PROBLEM
Where the string "entry" occurs in a line of the data below, that line should be copied.

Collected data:
○ ○ ○

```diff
+  const f32x4* __restrict__ w2 = reinterpret_cast<const f32x4*>(p.w_rs) + (size_t)wave * ((NR2 + 1) * RB * 64);
+  const bool skip_rows = row0 >= H;
+  const bool idle2 = p.last && !skip_rows;
+  f32x4 a2[RB], a2n[RB];
+  f32x4 acc2[RB][NB];
+  if (!idle2) {
+#pragma unroll
+    for (int i = 0; i < RB; ++i) a2[i] = w2[i * 64 + lane];
+    const float* __restrict__ src =
+        (skip_rows ? p.skip + boff + (size_t)(row0 - H) * ld : p.x + boff + (size_t)row0 * ld) + (size_t)c * ld;
+    const bool zero_src = skip_rows && p.first;
+#pragma unroll
+    for (int i = 0; i < RB; ++i)
+#pragma unroll
+      for (int j = 0; j < NB; ++j) {
+        const int col = t0 + 16 * j + 4 * g;
+        const uint32_t voff2 = (uint32_t)(16 * i) * ld + (uint32_t)(col < T ? col : 0);
+        if (zero_src) acc2[i][j] = f32x4{0.f, 0.f, 0.f, 0.f};
+        else acc2[i][j] = *reinterpret_cast<const f32x4*>(src + voff2);
+      }
+  }
+  __syncthreads();
+  if (idle2) return;
+#pragma unroll
+  for (int i = 0; i < RB; ++i) {
+    const float bv = p.b_rs[row0 + 16 * i + c];
+#pragma unroll
+    for (int j = 0; j < NB; ++j) acc2[i][j] += bv;
+  }
+  {
+    const float* al = acts + g * XS + c;
+    float bcur[NB], bnxt[NB];
+#pragma unroll
+    for (int j = 0; j < NB; ++j) bcur[j] = al[16 * j];
+#pragma unroll 1
+    for (int grp = 0; grp < NR2 / 4; ++grp) {
+      const float* ag = al + grp * 64 * XS;
+      const f32x4* __restrict__ wg = w2 + (size_t)grp * (4 * RB * 64);
+#pragma unroll
+      for (int m = 0; m < 16; ++m) {
+        const int u = m & 3;
+        if (u == 0) {
+#pragma unroll
+          for (int i = 0; i < RB; ++i) a2n[i] = (wg + (size_t)(m / 4 + 1) * (RB * 64))[i * 64 + lane];
+        }
+        {
+          const int s = (m + 1) % 16;
+          const float* an = (m + 1 < 16) ? ag : (grp + 1 < NR2 / 4 ? ag + 64 * XS : ag);
+#pragma unroll
+          for (int j = 0; j < NB; ++j) bnxt[j] = an[4 * s * XS + 16 * j];
+        }
+        __builtin_amdgcn_sched_barrier(0);
+#pragma unroll
+        for (int i = 0; i < RB; ++i)
+#pragma unroll
+          for (int j = 0; j < NB; ++j)
+            acc2[i][j] = __builtin_amdgcn_mfma_f32_16x16x4f32(bcur[j], a2[i][u], acc2[i][j], 0, 0, 0);
+        __builtin_amdgcn_sched_barrier(0);
+#pragma unroll
+        for (int j = 0; j < NB; ++j) bcur[j] = bnxt[j];
+        if (u == 3) {
+#pragma unroll
+          for (int i = 0; i < RB; ++i) a2[i] = a2n[i];
+        }
+      }
+    }
+  }
+
+  float* __restrict__ dst =
+      (skip_rows ? p.skip + boff + (size_t)(row0 - H) * ld : p.out + boff + (size_t)row0 * ld) + (size_t)c * ld;
+  if (t0 + W <= T) {
+#pragma unroll
+    for (int j = 0; j < NB; ++j) {
+      f32x4 mk = {1.f, 1.f, 1.f, 1.f};
+      if (!skip_rows) mk = *reinterpret_cast<const f32x4*>(msk + 16 * j + 4 * g);
+#pragma unroll
+      for (int i = 0; i < RB; ++i)
+        *reinterpret_cast<f32x4*>(dst + (uint32_t)(16 * i) * ld + (uint32_t)(t0 + 16 * j + 4 * g)) = acc2[i][j] * mk;
+    }
+  } else {
+#pragma unroll
+    for (int j = 0; j < NB; ++j) {
+      const int col = t0 + 16 * j + 4 * g;
+      if (col >= T) continue;
+      f32x4 mk = {1.f, 1.f, 1.f, 1.f};
+      if (!skip_rows) mk = *reinterpret_cast<const f32x4*>(msk + 16 * j + 4 * g);
+#pragma unroll
+      for (int i = 0; i < RB; ++i) {
+        const f32x4 v = acc2[i][j] * mk;
+        float* o = dst + (uint32_t)(16 * i) * ld + (uint32_t)col;
+#pragma unroll
+        for (int r = 0; r < 4; ++r)
+          if (col + r < T) o[r] = v[r];
+      }
+    }
+  }
+}
+
+}
+
+using namespace ovkwn;
+
+#if !defined(__HIP_DEVICE_COMPILE__)
+extern "C" {
+
+int ov_wn_layer_wino_tile(void) { return W; }
+
+size_t ov_wn_wino_pack_size(int rows, int cin, int Kw) {
+  if (rows != 2 * H || cin != H || Kw != K) return 0;
+  return ((size_t)NWAVE * NU + 1) * RB * 3 * 64 * 4;
+}
+
+int ov_wn_wino_pack_f32(const float* w, int rows, int cin, int Kw, float* dst) {
+  const size_t n = ov_wn_wino_pack_size(rows, cin, Kw);
+  if (!w || !dst || n == 0) return OV_E_BADARG;
+  static const double Gm[6][3] = {{1.0 / 4, 0, 0},           {-1.0 / 6, -1.0 / 6, -1.0 / 6}, {-1.0 / 6, 1.0 / 6, -1.0 / 6},
+                                  {1.0 / 24, 1.0 / 12, 1.0 / 6}, {1.0 / 24, -1.0 / 12, 1.0 / 6}, {0, 0, 1}};
+  for (size_t i = 0; i < n; ++i) dst[i] = 0.f;
+  for (int wv = 0; wv < NWAVE; ++wv)
+    for (int u = 0; u < NU; ++u)
+      for (int i = 0; i < RB; ++i)
+        for (int l = 0; l < 64; ++l)
+          for (int s = 0; s < NSLOT; ++s) {
+            const int grp = s / 6, pt = s % 6;
+            const int row = (wv * RB + i) * 16 + (l & 15), ci = 4 * u + (l >> 4);
+            double v = 0;
+            for (int k = 0; k < 3; ++k) {
+              const int tap = 3 * grp + k - ovkw::wino_lead(K);
+              if (tap >= 0 && tap < K) v += Gm[pt][k] * (double)w[((size_t)row * cin + ci) * K + tap];
+            }
+            dst[(((((size_t)wv * NU + u) * RB + i) * 3 + s / 4) * 64 + l) * 4 + s % 4] = (float)v;
+          }
+  return OV_OK;
+}
+
+int ov_wn_layer_wino_f32(const ov_wn_layer_params* pin, ov_stream_t stream) {
+  if (!pin || !pin->x || !pin->out || !pin->skip || !pin->w_in || !pin->b_in || !pin->w_rs || !pin->b_rs || !pin->mask)
+    return OV_E_BADARG;
+  ov_wn_layer_params q = *pin;
+  if (q.B <= 0 || q.T <= 0 || q.H <= 0 || q.K <= 0) return OV_E_BADARG;
+  if (q.H != H || q.K != K) return OV_E_UNSUPPORTED;
+  if (q.ld == 0) q.ld = q.T;
+  if (q.ld < q.T || q.out == q.x || q.dbg) return OV_E_BADARG;
+  if (q.mask_bstride == 0) q.mask_bstride = q.ld;
+  if ((int64_t)q.H * q.ld > UINT32_MAX / 2) return OV_E_BADARG;
+  if ((q.ld % 4) || (q.bstride % 4) || (q.cond_bstride % 4) || (reinterpret_cast<uintptr_t>(q.x) & 15) ||
+      (reinterpret_cast<uintptr_t>(q.w_in) & 15) || (reinterpret_cast<uintptr_t>(q.w_rs) & 15) ||
+      (reinterpret_cast<uintptr_t>(q.b_in) & 15) || (reinterpret_cast<uintptr_t>(q.b_rs) & 15) ||
+      (q.cond && (reinterpret_cast<uintptr_t>(q.cond) & 15)) || (reinterpret_cast<uintptr_t>(q.out) & 15) ||
+      (reinterpret_cast<uintptr_t>(q.skip) & 15))
+    return OV_E_ALIGN;
+  if ((reinterpret_cast<uintptr_t>(q.mask) & 15) || (q.mask_bstride % 4)) return OV_E_ALIGN;
+  if (q.mask_bstride < (int64_t)((q.T + 3) / 4) * 4) return OV_E_BADARG;
+  if (q.width != 0 && q.width != W) return OV_E_BADARG;
+  q.width = W;
+  q.ntile = (q.T + W - 1) / W;
+  if ((int64_t)q.B * q.ntile > INT32_MAX) return OV_E_BADARG;
+  hipLaunchKernelGGL(wn_layer_wino_kernel, dim3((unsigned)(q.B * q.ntile)), dim3(64 * NWAVE), 0,
+                     static_cast<hipStream_t>(stream), q);
+  return hipGetLastError() == hipSuccess ? OV_OK : OV_E_LAUNCH;
+}
+
+}
+#endif
diff --git a/openvoice_amd/engine.py b/openvoice_amd/engine.py
--- a/openvoice_amd/engine.py
+++ b/openvoice_amd/engine.py
@@ -316,17 +316,42 @@
     return packed.to(device)
 
 
+WN_WINO_MIN_ITEMS = 168
+WN_WINO_ROUND = 256
+
+
+def wn_wino_items(B, T):
+    return B * ((T + 127) // 128)
+
+
+def wn_wino_policy(B, T):
+    items = wn_wino_items(B, T)
+    rounds = (items + WN_WINO_ROUND - 1) // WN_WINO_ROUND
+    return items >= WN_WINO_MIN_ITEMS * rounds
+
+
+def wn_wino_pack(w_dense, device):
+    w_dense = w_dense.detach().to(torch.float32).cpu().contiguous()
+    rows, cin, k = w_dense.shape
+    n = _lib.call("ov_wn_wino_pack_size", rows, cin, k)
+    assert n > 0, (rows, cin, k)
+    packed = torch.empty(n, dtype=torch.float32)
+    _lib.call("ov_wn_wino_pack_f32", w_dense, rows, cin, k, packed)
+    return packed.to(device)
+
+
 def launch_wn_layer(layer, x, out, skip, mask, B, T, ld, cond=None, cond_off=0, cond_bs=0, first=False, last=False,
-                    width=0, mask_bs=0, dbg=None, acts=None, row_split=0):
+                    width=0, mask_bs=0, dbg=None, acts=None, row_split=0, winograd=False):
+    entry, w_in = ("wn_layer_wino_f32", layer["w_in_wino"]) if winograd else ("wn_layer_f32", layer["w_in"])
     if _lib.use_torch_binding():
         H = layer["hidden"]
-        _lib.torch_op("wn_layer_f32", x, out, skip, layer["w_in"], layer["b_in"], cond, layer["w_rs"], layer["b_rs"],
+        _lib.torch_op(entry, x, out, skip, w_in, layer["b_in"], cond, layer["w_rs"], layer["b_rs"],
                       mask, dbg, acts, [B, H, T, ld, layer["K"], int(first), int(last), width, H * ld, cond_bs, mask_bs,
                                         cond_off, row_split])
         return
     p = _lib.WnLayerParams()
     p.x, p.out, p.skip = _ptr(x), _ptr(out), _ptr(skip)
-    p.w_in, p.b_in, p.w_rs, p.b_rs = _ptr(layer["w_in"]), _ptr(layer["b_in"]), _ptr(layer["w_rs"]), _ptr(layer["b_rs"])
+    p.w_in, p.b_in, p.w_rs, p.b_rs = _ptr(w_in), _ptr(layer["b_in"]), _ptr(layer["w_rs"]), _ptr(layer["b_rs"])
     p.cond = _ptr(cond, cond_off) if cond is not None else None
     p.mask = _ptr(mask)
     H = layer["hidden"]
@@ -336,7 +361,7 @@
     p.dbg = ctypes.c_void_p(dbg.data_ptr()) if dbg is not None else None
     p.acts = _ptr(acts) if acts is not None else None
     stream = ctypes.c_void_p(torch.cuda.current_stream(x.device).cuda_stream)
-    _lib.check(_lib.load().ov_wn_layer_f32(ctypes.byref(p), stream), "ov_wn_layer_f32")
+    _lib.check(getattr(_lib.load(), "ov_" + entry)(ctypes.byref(p), stream), "ov_" + entry)
 
 
 class _WaveNet:
@@ -361,6 +386,7 @@
                     w_rs = torch.cat([torch.zeros_like(w_rs), w_rs])
                     b_rs = torch.cat([torch.zeros_like(b_rs), b_rs])
                 self.fused_layers.append(dict(hidden=hidden, K=w_in.shape[2], w_in=wn_pack(w_in[forder], device),
+                                              w_in_wino=wn_wino_pack(w_in[forder], device),
                                               b_in=b_in[forder].contiguous().to(device), w_rs=wn_pack(w_rs, device),
                                               b_rs=b_rs.contiguous().to(device)))
         wc = effective_weight(sd, prefix + ".cond_layer")[:, :, 0]
@@ -602,10 +628,11 @@
         cbs = 0 if cond.shape[0] == 1 else cond.shape[1]
         if self.fuse_wn and wn.fused:
             src, dst = ws["h"], ws["h2"]
+            winograd = self.use_winograd and wn_wino_policy(B, T)
             for i in range(wn.n_layers):
                 layer = wn.fused_layers[i]
                 args = dict(cond=cond, cond_off=2 * H * i, cond_bs=cbs, first=i == 0, last=i == wn.n_layers - 1,
-                            mask_bs=Tp, acts=ws["acts"], row_split=self.wn_row_split)
+                            mask_bs=Tp, acts=ws["acts"], row_split=self.wn_row_split, winograd=winograd)
                 if self.profile is None:
                     launch_wn_layer(layer, src, dst, ws["skip"], mask, B, T, Tp, **args)
                 else:
```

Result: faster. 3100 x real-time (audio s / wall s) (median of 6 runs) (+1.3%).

○ ○ ○

ANSWER TO THE EXERCISE
+    entry, w_in = ("wn_layer_wino_f32", layer["w_in_wino"]) if winograd else ("wn_layer_f32", layer["w_in"])
+        _lib.torch_op(entry, x, out, skip, w_in, layer["b_in"], cond, layer["w_rs"], layer["b_rs"],
+    _lib.check(getattr(_lib.load(), "ov_" + entry)(ctypes.byref(p), stream), "ov_" + entry)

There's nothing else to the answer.